Noy sin Navidad conmigo


Debe haber quienes ni siquiera se dieron cuenta que estuvo en Río Grande, o en mi casa, que estuvo recitando poesía amorosamente y haciéndonos escribir un cadáver exquisito y luego leerlo como si lo hubiera escrito Borges o Alejandra Pizarnik, su amiga…
Están los otros que lo vieron conmigo y con Gustavo y lo escucharon agradecer y anoche nomás me escribían algún mensaje que decía “Decile a Fernando que una de estas tardes lo invito a tomar un café...”
Están los más cercanos a quienes informé qué era lo que había pasado, por qué no estaba más en casa…

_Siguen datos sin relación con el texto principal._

# nerficg-project/nerficg

Hardware: AMD Instinct MI355X
Metric: Mrays/s (INGP lego) (higher is better)
Workload: dtype f16 (tables, weights, activations) / f32 (accumulate, march, composite); 1 GPU; ingp_lego: 800x800 image render per rank per step (640000 rays), solid-sphere occupancy r<0.35, random-init hash grid (T=2^19, L=16, F=2) + 64-wide MLPs, seed 0, 100 seeded orbit poses; parallelism=rays x1 (weak)

## Files before the change

### include/nerficg_hip.h

```cpp
#ifndef NERFICG_HIP_H
#define NERFICG_HIP_H

#include <stdint.h>

#ifdef __cplusplus
extern "C" {
#endif

typedef void* nrc_stream_t;

enum {
    NRC_OK = 0,
    NRC_ERR_INVALID = -1,
    NRC_ERR_LAUNCH = -2,
    NRC_ERR_UNSUPPORTED = -3
};

#define NRC_ABI_VERSION 22
int nrc_abi_version(void);
const char* nrc_build_info(void);
const char* nrc_last_error(void);


int nrc_ray_aabb_intersect(const float* rays_o, const float* rays_d, const float* centers, const float* half_sizes,
// ... 269 lines not shown
                             void* view, nrc_stream_t stream);
int nrc_ngp_set_encoder_ypair_view(const void* view);
int nrc_ngp_set_encoder_ypair_levels(int32_t levels);
int nrc_ngp_encode_samples(const float* ts, const int32_t* row_tile, const float* ray_od, int64_t first_row, int64_t n_rows, const float* xyz_min3,
                           const float* xyz_size3, const void* table_f16, int32_t n_levels, int32_t log2_hashmap_size,
                           int32_t base_resolution, float per_level_scale, void* features_f16, const int32_t* arena_tile_off,
                           int32_t arena_rows, nrc_stream_t stream);
int nrc_ngp_mlp_samples(const float* ts, const int32_t* row_tile, const float* ray_od, int64_t first_row, int64_t n_rows, int64_t n_ray_tiles,
                        const void* features_f16, const void* density_weights_f16, const void* color_weights_f16,
                        void* packed_f16, void* ray_sh_workspace, const int32_t* arena_tile_off, int32_t arena_rows, nrc_stream_t stream);
int nrc_ngp_composite_image(const void* packed_f16, const float* ts, const int32_t* ray_cnt, const int32_t* tile_off,
                            int32_t width, int32_t height, int64_t tile_begin, int64_t n_tiles, int32_t cascades,
                            float exp_step_factor, int32_t grid_size, int32_t max_samples, float T_threshold,
                            const float* bg3, float* rgb, float* alpha, float* depth, int64_t row_capacity, int32_t arena_rows,
                            nrc_stream_t stream);
int64_t nrc_ngp_render_frame_ws_bytes(int64_t n_rows, int64_t n_ray_tiles, int32_t max_samples, int64_t row_budget);
int nrc_ngp_render_frame(const float* ts_arena, int32_t* row_tile, const float* ray_od, int64_t n_rows, int64_t n_ray_tiles,
                         const float* xyz_min3, const float* xyz_size3, const void* density_weights_f16, const void* color_weights_f16,
                         const void* table_f16, int32_t n_levels, int32_t log2_hashmap_size, int32_t base_resolution, float per_level_scale,
                         const int32_t* ray_cnt, const int32_t* tile_off, int32_t width, int32_t height, int64_t tile_begin, int32_t cascades,
                         float exp_step_factor, int32_t grid_size, int32_t max_samples, float T_threshold, const float* bg3_host, float* rgb,
                         float* alpha, float* depth, int64_t row_budget, void* workspace, nrc_stream_t stream);

int nrc_ssim_forward(const float* img1, const float* img2, int64_t planes, int32_t H, int32_t W, float C1, float C2, float* ssim_map,
                     float* dm_dmu1, float* dm_dsigma1_sq, float* dm_dsigma12, nrc_stream_t stream);
int nrc_ssim_backward(const float* img1, const float* img2, int64_t planes, int32_t H, int32_t W, const float* dL_dmap,
                      const float* dm_dmu1, const float* dm_dsigma1_sq, const float* dm_dsigma12, float* dL_dimg1,
                      nrc_stream_t stream);
int64_t nrc_photometric_loss_ws_floats(int64_t planes, int32_t H, int32_t W);
int nrc_photometric_loss_forward(const float* image, const float* target, int64_t planes, int32_t H, int32_t W, float C1, float C2,
// ... 229 lines not shown
```

### nerficg_amd/csrc/ngp_net.hip

```cpp
#include "ngp_net.h"
#include "ngp_image_step.h"

namespace {

enum { ENC_GRID = 0, ENC_SH_ID = 1, ENC_FEAT = 2, ENC_DIR_H = 3, ENC_GRID_F2 = 4, ENC_GRID_F4 = 5 };
enum { ACT_NONE = 0, ACT_SIGMOID = 1 };
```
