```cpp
namespace tdsa {
template <int LOG2N> hipError_t launch_size(int in_c64, const SpecParams& p, const LaunchGeom& g, hipStream_t s);
template <int LOG2N> LaunchGeom geom_size(int n_frames, int num_cu);
template <int LOG2N> hipError_t perm_size(const float* w, float* wp, hipStream_t s);

#define TDSA_FOR_SIZES(X) X(6) X(7) X(8) X(9) X(10) X(11) X(12) X(13) X(14)
#define TDSA_DECL(k)                                                                                  \
  template <> hipError_t launch_size<k>(int, const SpecParams&, const LaunchGeom&, hipStream_t);      \
  template <> LaunchGeom geom_size<k>(int, int);                                                      \
  template <> hipError_t perm_size<k>(const float*, float*, hipStream_t);
TDSA_FOR_SIZES(TDSA_DECL)

LaunchGeom spectrum_geometry(int log2n, int n_frames, int num_cu) {
  switch (log2n) {
#define TDSA_CASE(k) case k: return geom_size<k>(n_frames, num_cu);
    TDSA_FOR_SIZES(TDSA_CASE)
#undef TDSA_CASE
    default: return LaunchGeom{1, 256, 1, 0};
  }
}

hipError_t launch_window_perm(int log2n, const float* w, float* wp, hipStream_t s) {
  switch (log2n) {
#define TDSA_CASE(k) case k: return perm_size<k>(w, wp, s);
    TDSA_FOR_SIZES(TDSA_CASE)
#undef TDSA_CASE
    default: return hipErrorInvalidValue;
  }
}

hipError_t launch_spectrum(int log2n, int in_c64, const SpecParams& p, const LaunchGeom& g, hipStream_t s) {
  switch (log2n) {
#define TDSA_CASE(k) case k: return launch_size<k>(in_c64, p, g, s);
    TDSA_FOR_SIZES(TDSA_CASE)
#undef TDSA_CASE
    default: return hipErrorInvalidValue;
  }
}
}
```

topdogspectrumanalyser_amd/csrc/tdsa_spectrum_c3_inst.hip:

```cpp
#include "tdsa_spectrum_kernel.hpp"

namespace tdsa {
hipError_t launch_c3_slide(const SpecParams& p, const LaunchGeom& g, hipStream_t s) {
  return (p.hold_flags & 1) ? launch_one<14, false, 16 | 1>(p, g, s) : launch_one<14, false, 16>(p, g, s);
}
}
```

topdogspectrumanalyser_amd/csrc/tdsa_spectrum_kernel.hpp:

```cpp
#pragma once
#ifndef TDSA_DEV
#undef TDSA_TIMELINE
#undef TDSA_DYN_PRIO
#endif
#include "tdsa_fft.hpp"
#include "tdsa_kernels.hpp"
#include "tdsa_wave.hpp"

namespace tdsa {

template <int LOG2N>
struct Cfg {
  static constexpr int N = 1 << LOG2N;
  static constexpr int SG = N / 32;
  static constexpr int TPF = 2 * SG;
  static constexpr int NPASS = (N >= 2048) ? 3 : 2;
  static constexpr int A = (NPASS == 3) ? N / 1024 : N / 32;
  static constexpr int M = 32 / A;
  static constexpr int H = A / 2;
  static constexpr bool INL = (M >= 8) && (NPASS == 3);
  static constexpr int R1 = INL ? A : H;
  static constexpr int CPT = INL ? M / 2 : M;
  static constexpr int WGT = TPF > 256 ? TPF : 256;
  static constexpr int FPW = WGT / TPF;
// ... 58 lines not shown
      constexpr int i = decltype(ic)::value;
      const u32x4 q = __builtin_amdgcn_raw_buffer_load_b128(r, voff, soff + 16 * i, 0);
      dst[4 * i] = q.x; dst[4 * i + 1] = q.y; dst[4 * i + 2] = q.z; dst[4 * i + 3] = q.w;
    });
  }
}

constexpr int kRowStorePolicy = 2;
constexpr float k10Log10_2 = 3.01029995663981195214f;
constexpr float kMagExactBelow = 1e-8f;

#define TDSA_SYNC()                                                        \
  do {                                                                     \
    if constexpr (C::TPF <= 64) {                                          \
      __builtin_amdgcn_fence(__ATOMIC_RELEASE, "wavefront");               \
      __builtin_amdgcn_wave_barrier();                                     \
      __builtin_amdgcn_fence(__ATOMIC_ACQUIRE, "wavefront");               \
    } else {                                                               \
      __syncthreads();                                                     \
    }                                                                      \
  } while (0)

#ifdef TDSA_DYN_PRIO
#define TDSA_PRIO(n) __builtin_amdgcn_s_setprio(n)
#else
#define TDSA_PRIO(n) do { } while (0)
#endif

#ifdef TDSA_TIMELINE
#define TDSA_STAMP(i)                                                                              \
  do {                                                                                             \
    if (p.dbg != nullptr && blockIdx.x == 0 && (tid & 63) == 0 && unit - u0 < 8)                   \
      tl[((unit - u0) * 16 + wave) * 16 + (i)] = __builtin_amdgcn_s_memtime();                      \
  } while (0)
#else
#define TDSA_STAMP(i)
#endif

typedef float lds_v2 __attribute__((ext_vector_type(2)));
typedef __attribute__((address_space(3))) volatile lds_v2* lds_vptr;
__device__ __forceinline__ c32 lds_ld(const c32* p) {
  const lds_v2 x = *(lds_vptr)(p);
  return c32{x.x, x.y};
}
__device__ __forceinline__ void lds_st(c32* p, c32 v) { *(lds_vptr)(p) = lds_v2{v.x, v.y}; }

__device__ __forceinline__ void swap_halves(c32& a, c32& b) {
  auto rx = __builtin_amdgcn_permlane32_swap(__float_as_uint(a.x), __float_as_uint(b.x), false, false);
  auto ry = __builtin_amdgcn_permlane32_swap(__float_as_uint(a.y), __float_as_uint(b.y), false, false);
  a.x = __uint_as_float(rx[0]); b.x = __uint_as_float(rx[1]);
  a.y = __uint_as_float(ry[0]); b.y = __uint_as_float(ry[1]);
}

template <int R, int BASE, int TOT>
__device__ __forceinline__ void radix(c32 (&v)[TOT]) {
  dit<R, BASE, TOT>(v);
}

__device__ __forceinline__ void combine(c32& e, c32& o, c32 w) {
  const float x1 = fmaf(w.x, o.x, fmaf(-w.y, o.y, e.x));
  const float y1 = fmaf(w.x, o.y, fmaf(w.y, o.x, e.y));
  o = c32{fmaf(2.0f, e.x, -x1), fmaf(2.0f, e.y, -y1)};
  e = c32{x1, y1};
}
template <int U, bool EXACT = false>
__device__ __forceinline__ void combine32(c32& e, c32& o, bool odd_half) {
  const c32 orot = c32{odd_half ? o.y : o.x, odd_half ? -o.x : o.y};
  o = orot;
  bf_w<U, 32, EXACT>(e, o);
}
template <int K, int R, bool EXACT = false>
__device__ __forceinline__ void combine_const(c32& e, c32& o) {
  bf_w<K, R, EXACT>(e, o);
}
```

Están las fotos de su paso por Río Grande, por mi muestra de fotos, estoy yo, está Camille, están aún un par de zucchinis hervidos en la heladera junto a un puñado de chauchas…

Y él no está.

Está su libro “Peregrinaciones profanas” que aún no terminé de leer, porque voy como decía Lorda, a un capítulo por día, pero es poco, a veces es mucho, depende del tema…

Cómo explicar que alguien que conociste, bancaste, te cayó bien, de pronto te agobió con su charla y sus anécdotas?
En algún momento le escribí a Lorda medio en chiste, medio en serio “No es él, soy yo”. Y de veras creo que era yo...que estoy acostumbrada a mi soledad, mi silencio, mis programas de radio...y entonces tanta conversación me cansaba mucho…
Como sea en un punto decidí tomar distancia de Noy, y a pesar de haberle dicho que iba a pasar con él la Nochebuena, decidí a acompañar a mi amiga Susana, que me dijo que no iba a hacer nada...que iba a “tomarse la botella de sidra hasta quedarse dormida...” Y me pareció que no estaba bien eso, dejarla sola tomando sidra, y le propuse acompañarla, y ella aceptó de buen grado.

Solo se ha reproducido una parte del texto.